Having run 96 marathons, he is on the final stretch toward the elite 100-marathon club, though it wasn’t something he ever planned.
“I never had a goal for that,” he said. “I always run because I enjoy it. I’m not obsessed with a certain number. When it happens, it happens.”
Hasson said if that happens in Boston, a city steeped in marathon tradition, it will be especially satisfying. After nearly 100 races, he doesn’t have to be at the front of the pack, but he has been known to set a mean pace. His personal best was 2:46, his response to a necessity in years past to run in under 2:50 to qualify for the Boston Marathon. Qualification times have changed, but the level of training required for a marathon is still intense. Attaining that pace is accomplished, in part, from being urged on to greater successes by his peers.
“Excellence comes from people around you,” he said. “If they are training toward the same goal, it pushes you to do your best.”
Variety Is Spice of Life
On any given day, Dr. Bradly Goodman’s automobile is a rolling sports locker. Inside, you’ll find three or four tennis racquets, a couple of squash racquets and balls, a lacrosse stick and a Frisbee or two.
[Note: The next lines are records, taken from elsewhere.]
int wavlm_relpos_gather(const void* emb, int32_t emb_dtype, const int32_t* bucket, float* tab, int32_t H, int32_t L,
                        void* stream);
int wavlm_relpos_scatter(const float* dtab, const int32_t* bucket, void* demb, int32_t emb_dtype, int32_t H, int32_t L,
                         int32_t num_buckets, void* stream);
int wavlm_gate_fwd(const void* x, const void* W, const void* bias, const void* grep_a, float* gate, float* ga, float* gb,
                   int32_t B, int32_t T, int32_t H, int32_t hd, int32_t dtype, int32_t param_dtype, void* stream);
uint64_t wavlm_gate_bwd_workspace_bytes(int32_t H, int32_t hd);
int wavlm_gate_bwd(const float* dgate, const void* x, const void* W, const void* grep_a, const float* ga,
                   const float* gb, void* dx, void* dW, void* dbias, void* dgrep_a, int32_t B, int32_t T, int32_t H,
                   int32_t hd, int32_t dtype, int32_t param_dtype, int32_t accumulate_params, void* workspace,
                   uint64_t ws_bytes, void* stream);
int wavlm_attn_softmax_fwd(const void* S, void* P, float* lse, const float* gate, const float* tab, const uint8_t* kpm,
                           int32_t B, int32_t H, int32_t T, int64_t ldS, int64_t ldP, int32_t s_dtype, int32_t p_dtype,
                           float p_drop, uint64_t seed, void* stream);
uint64_t wavlm_attn_softmax_bwd_workspace_bytes(int32_t B, int32_t H, int32_t T);
int wavlm_attn_softmax_bwd(const void* S, const void* dP, const float* lse, const float* gate, const float* tab,
                           const uint8_t* kpm, void* dS, float* dgate, float* dtab, int32_t dtab_accumulate, int32_t B,
                           int32_t H, int32_t T, int64_t ldS, int64_t ldP, int32_t s_dtype, int32_t p_dtype,
                           float p_drop, uint64_t seed, void* workspace, uint64_t ws_bytes, void* stream);

int wavlm_attn_fused_fwd(const void* qkv, void* O, float* lse, const float* gate, const float* tab, const uint8_t* kpm,
                         int32_t B, int32_t H, int32_t T, int32_t head_dim, float scale, float p_drop, uint64_t seed,
                         void* stream);
uint64_t wavlm_attn_fused_bwd_workspace_bytes(int32_t B, int32_t H, int32_t T);
int wavlm_attn_fused_bwd(const void* qkv, const void* O, const void* dO, const float* lse, const float* gate,
                         const float* tab, const uint8_t* kpm, void* dqkv, float* dgate, float* dtab, void* dbias,
                         int32_t dbias_dtype, int32_t dbias_accumulate, int32_t B, int32_t H, int32_t T, int32_t head_dim,
                         float scale, float p_drop, uint64_t seed, void* workspace, uint64_t ws_bytes, void* stream);
uint64_t wavlm_attn_fused_pstore_bytes(int32_t B, int32_t H, int32_t T);
uint64_t wavlm_attn_fused_dbits_bytes(int32_t B, int32_t H, int32_t T);
int wavlm_attn_fused_fwd_p(const void* qkv, void* O, float* lse, const float* gate, const float* tab, const uint8_t* kpm,
                           void* pstore, uint64_t pstore_bytes, int32_t B, int32_t H, int32_t T, int32_t head_dim, float scale,
                           float p_drop, uint64_t seed, void* stream);
int wavlm_attn_fused_bwd_p(const void* qkv, const void* O, const void* dO, const float* lse, const float* gate,
                           const float* tab, const uint8_t* kpm, const void* pstore, uint64_t pstore_bytes, void* dqkv,
                           float* dgate, float* dtab, void* dbias, int32_t dbias_dtype, int32_t dbias_accumulate, int32_t B,
                           int32_t H, int32_t T, int32_t head_dim, float scale, float p_drop, uint64_t seed, void* workspace,
                           uint64_t ws_bytes, void* stream);

uint64_t wavlm_posconv_weight_workspace_bytes(int32_t D, int32_t Cg, int32_t K);
int wavlm_posconv_weight_fwd(const void* v, const void* g, int32_t param_dtype, void* Wf, void* Wb, int32_t out_dtype,
                             float* norm, int32_t D, int32_t Cg, int32_t K, int32_t layout, void* workspace,
                             uint64_t ws_bytes, void* stream);
int wavlm_posconv_weight_bwd(const float* dWf, const void* v, const void* g, const float* norm, int32_t param_dtype,
                             void* dv, void* dg, int32_t D, int32_t Cg, int32_t K, int32_t nsplit, void* workspace,
                             uint64_t ws_bytes, void* stream);
int wavlm_posconv_group_major(const void* x, const void* aux, void* out, void* nat_out, int32_t B, int32_t T, int32_t D,
                              int32_t G, int32_t left_pad, int32_t Tp, int32_t dtype, int32_t aux_is_grad, void* stream);

int wavlm_posconv_direct_supported(int32_t Cg, int32_t K, int32_t T);
int wavlm_posconv_direct(const void* xg, const void* W, const void* bias, const void* res, void* out, void* aux,
                         int32_t B, int32_t G, int32_t T, int32_t Tp, int32_t Cg, int32_t K, int32_t gelu, void* stream);
int wavlm_posconv_dw_direct_splits(int32_t Cg, int32_t G);
int wavlm_posconv_dw_direct(const void* xg, const void* dug, float* part, int32_t B, int32_t G, int32_t T, int32_t Tp,
                            int32_t du_off, int32_t Cg, int32_t K, void* stream);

For Goodman, a physiatrist with Alabama Orthopedic Spine and Sports Medicine, variety is the spice of life. He is a competitive tennis player who was captain of his college team at Vanderbilt. While for many athletes, excelling in one sport would be enough, Goodman has a sport for each season — tennis and Ultimate Frisbee during the warm months and hockey and squash for winter.
Goodman played hockey as a child, dropping the sport at 12 and picking it up again in medical school when he played on the Emory college team. He now plays with the Firebirds, a men’s hockey league team playing Sundays in Pelham, which won the league championship three out of the last four seasons.
He picked up Ultimate Frisbee during his residency, and says it combines many “elements of tennis, as well as hockey, in that you have various ‘throws’ in Frisbee similar to strokes in tennis.” And you’re constantly running.
He added squash in the mix when some of his tennis friends picked up the sport.
“I enjoyed playing squash and I was so bad, I could only improve,” Goodman said.
As a tennis player, Goodman already was at the top of his game and has represented Alabama the last two years in the invitation-only Senior Cup Tournament. He also was selected to represent the United States on the tennis team in the Pan American Maccabi games in Buenos Aires in the mid 1990s. In Ultimate Frisbee, Goodman has competed on the national level in the masters’ division.
Goodman said injuries are inevitable in competitive sports, and he feels fortunate that his body has withstood the punishment it sometimes takes. Being in the field of orthopedics, “I sometimes have some decent insights on how to adjust or accommodate if I have setbacks.”
He says the key, in his life, is balance, allocating time for work and sports, but leaving ample time to spend with his wife and children.
“I spend a lot of time with my family,” he said. “I’m not playing sports all the time. I play in very small chunks. I may play an hour of hockey on Sunday, and an hour of tennis twice a week. It varies. Today, I played about 40 minutes of squash before I picked up the kids from piano. You just have to find the time where you can and enjoy it.”